#### MATERIAL FOR THE TASK
--------------------
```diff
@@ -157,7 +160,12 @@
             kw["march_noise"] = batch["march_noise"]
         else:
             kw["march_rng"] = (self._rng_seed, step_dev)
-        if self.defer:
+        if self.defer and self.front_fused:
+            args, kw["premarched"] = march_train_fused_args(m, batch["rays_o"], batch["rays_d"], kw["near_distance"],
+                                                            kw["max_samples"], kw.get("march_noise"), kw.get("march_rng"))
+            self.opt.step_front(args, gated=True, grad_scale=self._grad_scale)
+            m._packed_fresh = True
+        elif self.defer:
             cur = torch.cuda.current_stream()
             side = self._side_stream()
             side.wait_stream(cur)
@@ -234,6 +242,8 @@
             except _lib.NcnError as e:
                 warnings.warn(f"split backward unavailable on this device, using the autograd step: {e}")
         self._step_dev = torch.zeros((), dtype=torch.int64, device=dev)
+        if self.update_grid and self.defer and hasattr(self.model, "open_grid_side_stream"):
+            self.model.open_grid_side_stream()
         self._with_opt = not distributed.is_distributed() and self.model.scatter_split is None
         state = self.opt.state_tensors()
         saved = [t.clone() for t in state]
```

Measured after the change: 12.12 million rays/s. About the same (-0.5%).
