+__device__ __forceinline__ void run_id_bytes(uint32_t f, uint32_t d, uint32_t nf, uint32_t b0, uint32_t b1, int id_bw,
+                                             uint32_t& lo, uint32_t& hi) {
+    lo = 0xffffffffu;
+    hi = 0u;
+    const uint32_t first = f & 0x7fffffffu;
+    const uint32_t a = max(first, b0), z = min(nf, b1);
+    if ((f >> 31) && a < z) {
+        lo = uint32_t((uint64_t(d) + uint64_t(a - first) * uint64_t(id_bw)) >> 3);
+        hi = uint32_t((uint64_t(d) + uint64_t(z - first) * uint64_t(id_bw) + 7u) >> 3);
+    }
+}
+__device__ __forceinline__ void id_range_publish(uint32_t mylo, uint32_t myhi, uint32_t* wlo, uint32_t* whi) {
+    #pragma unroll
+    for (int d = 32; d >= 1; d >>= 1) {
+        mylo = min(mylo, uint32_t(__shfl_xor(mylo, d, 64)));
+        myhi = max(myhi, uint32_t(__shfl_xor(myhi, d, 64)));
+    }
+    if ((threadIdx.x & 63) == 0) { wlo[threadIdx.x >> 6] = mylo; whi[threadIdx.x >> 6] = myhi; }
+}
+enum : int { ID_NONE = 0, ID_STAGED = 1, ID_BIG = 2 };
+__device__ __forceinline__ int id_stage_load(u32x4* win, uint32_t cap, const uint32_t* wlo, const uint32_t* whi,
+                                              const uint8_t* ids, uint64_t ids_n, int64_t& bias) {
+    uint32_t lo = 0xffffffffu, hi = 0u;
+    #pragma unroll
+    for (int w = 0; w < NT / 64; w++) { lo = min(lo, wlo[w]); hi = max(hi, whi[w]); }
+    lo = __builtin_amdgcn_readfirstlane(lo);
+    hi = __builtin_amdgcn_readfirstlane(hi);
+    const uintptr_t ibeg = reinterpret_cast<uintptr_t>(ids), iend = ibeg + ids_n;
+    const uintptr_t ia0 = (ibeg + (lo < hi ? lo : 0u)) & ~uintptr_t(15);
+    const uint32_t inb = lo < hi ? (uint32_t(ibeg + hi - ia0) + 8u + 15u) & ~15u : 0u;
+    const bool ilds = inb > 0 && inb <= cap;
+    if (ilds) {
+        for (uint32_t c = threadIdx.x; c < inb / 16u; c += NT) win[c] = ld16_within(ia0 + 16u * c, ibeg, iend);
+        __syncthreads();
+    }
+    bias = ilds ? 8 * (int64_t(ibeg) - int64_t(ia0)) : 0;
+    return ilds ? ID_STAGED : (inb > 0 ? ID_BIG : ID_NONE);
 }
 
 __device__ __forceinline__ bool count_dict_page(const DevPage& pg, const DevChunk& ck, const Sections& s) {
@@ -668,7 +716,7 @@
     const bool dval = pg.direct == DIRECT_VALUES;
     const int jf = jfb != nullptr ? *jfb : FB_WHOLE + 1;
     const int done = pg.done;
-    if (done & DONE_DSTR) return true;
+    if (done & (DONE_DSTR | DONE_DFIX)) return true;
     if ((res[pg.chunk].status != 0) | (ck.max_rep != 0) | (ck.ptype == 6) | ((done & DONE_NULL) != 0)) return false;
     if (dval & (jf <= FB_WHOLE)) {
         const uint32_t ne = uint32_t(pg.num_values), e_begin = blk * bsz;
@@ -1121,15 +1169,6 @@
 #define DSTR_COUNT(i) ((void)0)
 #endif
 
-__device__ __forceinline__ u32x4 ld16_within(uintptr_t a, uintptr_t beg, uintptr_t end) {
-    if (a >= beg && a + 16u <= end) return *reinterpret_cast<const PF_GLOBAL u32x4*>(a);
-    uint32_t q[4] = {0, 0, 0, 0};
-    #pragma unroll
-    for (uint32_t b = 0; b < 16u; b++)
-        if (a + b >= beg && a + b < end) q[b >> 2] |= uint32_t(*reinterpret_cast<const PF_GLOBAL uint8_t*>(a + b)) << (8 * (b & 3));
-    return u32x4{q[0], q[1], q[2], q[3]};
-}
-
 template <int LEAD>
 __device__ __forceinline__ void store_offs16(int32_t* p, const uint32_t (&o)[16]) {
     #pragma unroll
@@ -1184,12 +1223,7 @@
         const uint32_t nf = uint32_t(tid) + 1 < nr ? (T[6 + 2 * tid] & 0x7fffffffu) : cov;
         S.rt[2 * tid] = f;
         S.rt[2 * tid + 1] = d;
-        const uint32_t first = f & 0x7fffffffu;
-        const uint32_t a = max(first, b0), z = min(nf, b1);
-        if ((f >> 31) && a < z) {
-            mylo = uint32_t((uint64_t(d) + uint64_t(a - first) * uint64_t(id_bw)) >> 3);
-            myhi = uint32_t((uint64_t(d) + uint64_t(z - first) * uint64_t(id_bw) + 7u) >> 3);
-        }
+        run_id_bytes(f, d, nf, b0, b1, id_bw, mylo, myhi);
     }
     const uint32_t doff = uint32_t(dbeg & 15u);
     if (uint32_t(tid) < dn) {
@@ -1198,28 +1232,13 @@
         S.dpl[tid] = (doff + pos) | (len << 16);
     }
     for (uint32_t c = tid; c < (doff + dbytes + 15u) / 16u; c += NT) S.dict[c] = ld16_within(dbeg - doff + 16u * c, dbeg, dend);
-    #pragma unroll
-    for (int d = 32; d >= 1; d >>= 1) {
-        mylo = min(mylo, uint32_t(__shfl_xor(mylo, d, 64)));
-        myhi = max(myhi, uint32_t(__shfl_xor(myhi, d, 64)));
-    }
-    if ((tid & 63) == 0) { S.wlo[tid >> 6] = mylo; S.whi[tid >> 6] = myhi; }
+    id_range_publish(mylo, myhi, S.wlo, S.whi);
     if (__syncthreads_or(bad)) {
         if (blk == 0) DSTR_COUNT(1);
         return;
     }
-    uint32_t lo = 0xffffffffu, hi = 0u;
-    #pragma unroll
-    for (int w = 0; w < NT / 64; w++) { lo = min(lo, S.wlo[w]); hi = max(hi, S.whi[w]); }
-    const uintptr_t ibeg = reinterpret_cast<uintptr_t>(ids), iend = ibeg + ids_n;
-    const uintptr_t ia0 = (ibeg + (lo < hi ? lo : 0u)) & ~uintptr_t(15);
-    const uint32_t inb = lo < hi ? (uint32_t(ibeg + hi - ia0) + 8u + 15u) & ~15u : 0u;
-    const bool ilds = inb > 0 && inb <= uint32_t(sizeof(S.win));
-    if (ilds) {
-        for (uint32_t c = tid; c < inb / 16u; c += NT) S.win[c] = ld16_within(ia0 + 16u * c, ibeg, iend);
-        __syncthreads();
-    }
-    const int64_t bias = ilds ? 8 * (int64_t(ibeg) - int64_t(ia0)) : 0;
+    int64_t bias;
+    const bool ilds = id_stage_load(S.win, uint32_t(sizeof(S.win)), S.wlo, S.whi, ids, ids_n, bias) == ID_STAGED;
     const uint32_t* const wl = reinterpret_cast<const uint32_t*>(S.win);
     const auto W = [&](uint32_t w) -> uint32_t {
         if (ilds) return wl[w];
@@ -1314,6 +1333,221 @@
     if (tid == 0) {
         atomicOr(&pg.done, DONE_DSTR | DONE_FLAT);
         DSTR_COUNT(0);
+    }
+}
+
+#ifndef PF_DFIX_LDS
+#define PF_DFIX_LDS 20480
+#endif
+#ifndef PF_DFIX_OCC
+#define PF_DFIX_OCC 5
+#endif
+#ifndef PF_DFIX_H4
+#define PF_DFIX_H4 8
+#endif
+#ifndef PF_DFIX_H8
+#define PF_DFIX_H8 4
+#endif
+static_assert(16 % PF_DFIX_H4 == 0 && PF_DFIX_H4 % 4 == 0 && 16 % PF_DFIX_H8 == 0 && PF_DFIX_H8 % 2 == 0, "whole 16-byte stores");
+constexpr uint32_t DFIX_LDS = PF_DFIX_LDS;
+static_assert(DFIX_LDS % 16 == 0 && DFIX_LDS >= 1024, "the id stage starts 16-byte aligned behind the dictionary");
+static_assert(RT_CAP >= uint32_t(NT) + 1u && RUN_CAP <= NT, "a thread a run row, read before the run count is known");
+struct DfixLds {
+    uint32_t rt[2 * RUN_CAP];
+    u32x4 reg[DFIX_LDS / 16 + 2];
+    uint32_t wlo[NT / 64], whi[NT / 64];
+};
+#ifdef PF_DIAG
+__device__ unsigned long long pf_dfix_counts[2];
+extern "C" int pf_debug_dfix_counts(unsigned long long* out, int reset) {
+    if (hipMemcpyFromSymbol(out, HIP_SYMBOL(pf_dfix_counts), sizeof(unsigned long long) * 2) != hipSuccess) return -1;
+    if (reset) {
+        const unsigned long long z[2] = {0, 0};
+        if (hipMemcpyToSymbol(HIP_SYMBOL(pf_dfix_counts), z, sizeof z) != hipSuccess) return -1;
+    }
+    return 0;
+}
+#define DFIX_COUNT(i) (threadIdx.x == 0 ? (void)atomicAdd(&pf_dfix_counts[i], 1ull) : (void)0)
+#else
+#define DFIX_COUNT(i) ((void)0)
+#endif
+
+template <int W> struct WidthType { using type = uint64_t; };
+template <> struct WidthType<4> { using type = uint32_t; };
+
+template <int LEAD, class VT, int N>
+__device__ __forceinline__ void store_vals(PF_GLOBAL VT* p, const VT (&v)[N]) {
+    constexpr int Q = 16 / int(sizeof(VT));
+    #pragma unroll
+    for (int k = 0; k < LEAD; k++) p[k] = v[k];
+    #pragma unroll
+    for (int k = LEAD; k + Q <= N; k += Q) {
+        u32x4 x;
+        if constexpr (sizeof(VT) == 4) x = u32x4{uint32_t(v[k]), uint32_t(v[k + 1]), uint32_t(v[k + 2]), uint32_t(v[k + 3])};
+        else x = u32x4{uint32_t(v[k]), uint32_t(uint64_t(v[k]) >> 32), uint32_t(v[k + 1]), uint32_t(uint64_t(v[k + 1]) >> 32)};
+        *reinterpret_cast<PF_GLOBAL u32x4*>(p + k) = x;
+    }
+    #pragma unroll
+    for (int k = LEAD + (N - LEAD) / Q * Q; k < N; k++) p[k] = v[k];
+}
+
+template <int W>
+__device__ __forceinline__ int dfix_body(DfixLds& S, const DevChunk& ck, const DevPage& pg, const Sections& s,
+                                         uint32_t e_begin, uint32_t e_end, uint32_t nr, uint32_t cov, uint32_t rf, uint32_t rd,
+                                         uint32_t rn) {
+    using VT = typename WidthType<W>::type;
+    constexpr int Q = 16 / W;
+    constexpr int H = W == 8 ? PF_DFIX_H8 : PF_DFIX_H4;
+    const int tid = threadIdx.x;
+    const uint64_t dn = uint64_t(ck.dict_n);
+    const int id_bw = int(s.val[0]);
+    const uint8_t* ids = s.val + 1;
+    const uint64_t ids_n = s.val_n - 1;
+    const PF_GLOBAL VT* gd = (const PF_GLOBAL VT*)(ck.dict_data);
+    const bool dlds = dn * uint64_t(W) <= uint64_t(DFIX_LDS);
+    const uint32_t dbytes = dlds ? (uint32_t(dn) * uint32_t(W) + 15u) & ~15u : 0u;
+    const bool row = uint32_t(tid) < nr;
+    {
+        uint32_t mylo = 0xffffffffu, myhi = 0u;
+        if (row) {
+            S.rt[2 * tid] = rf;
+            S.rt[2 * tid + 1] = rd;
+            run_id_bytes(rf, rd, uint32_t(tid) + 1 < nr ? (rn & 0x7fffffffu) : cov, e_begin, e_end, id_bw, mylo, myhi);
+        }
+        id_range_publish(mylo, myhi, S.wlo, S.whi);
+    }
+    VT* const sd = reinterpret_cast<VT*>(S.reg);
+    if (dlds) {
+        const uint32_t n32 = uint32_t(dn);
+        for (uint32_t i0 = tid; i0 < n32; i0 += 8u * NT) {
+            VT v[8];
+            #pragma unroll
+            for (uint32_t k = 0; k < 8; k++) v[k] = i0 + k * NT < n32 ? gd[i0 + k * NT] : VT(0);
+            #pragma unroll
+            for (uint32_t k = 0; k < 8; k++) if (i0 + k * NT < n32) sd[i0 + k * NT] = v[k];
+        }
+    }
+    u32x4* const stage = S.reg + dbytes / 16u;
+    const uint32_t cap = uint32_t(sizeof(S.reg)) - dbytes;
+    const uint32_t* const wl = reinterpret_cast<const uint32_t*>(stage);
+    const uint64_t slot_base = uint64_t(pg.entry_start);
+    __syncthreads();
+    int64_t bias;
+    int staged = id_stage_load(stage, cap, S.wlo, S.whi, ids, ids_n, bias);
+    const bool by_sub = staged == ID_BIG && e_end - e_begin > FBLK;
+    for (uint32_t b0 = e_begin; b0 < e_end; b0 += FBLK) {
--------------------
#### REQUIRED WORK
Show, from the material above, each line that includes the string "myhi".

#### RESPONSE FOR THIS EXERCISE
+__device__ __forceinline__ void id_range_publish(uint32_t mylo, uint32_t myhi, uint32_t* wlo, uint32_t* whi) {
+        myhi = max(myhi, uint32_t(__shfl_xor(myhi, d, 64)));
+    if ((threadIdx.x & 63) == 0) { wlo[threadIdx.x >> 6] = mylo; whi[threadIdx.x >> 6] = myhi; }
-            myhi = uint32_t((uint64_t(d) + uint64_t(z - first) * uint64_t(id_bw) + 7u) >> 3);
+        run_id_bytes(f, d, nf, b0, b1, id_bw, mylo, myhi);
-        myhi = max(myhi, uint32_t(__shfl_xor(myhi, d, 64)));
-    if ((tid & 63) == 0) { S.wlo[tid >> 6] = mylo; S.whi[tid >> 6] = myhi; }
+    id_range_publish(mylo, myhi, S.wlo, S.whi);
+        uint32_t mylo = 0xffffffffu, myhi = 0u;
+            run_id_bytes(rf, rd, uint32_t(tid) + 1 < nr ? (rn & 0x7fffffffu) : cov, e_begin, e_end, id_bw, mylo, myhi);
+        id_range_publish(mylo, myhi, S.wlo, S.whi);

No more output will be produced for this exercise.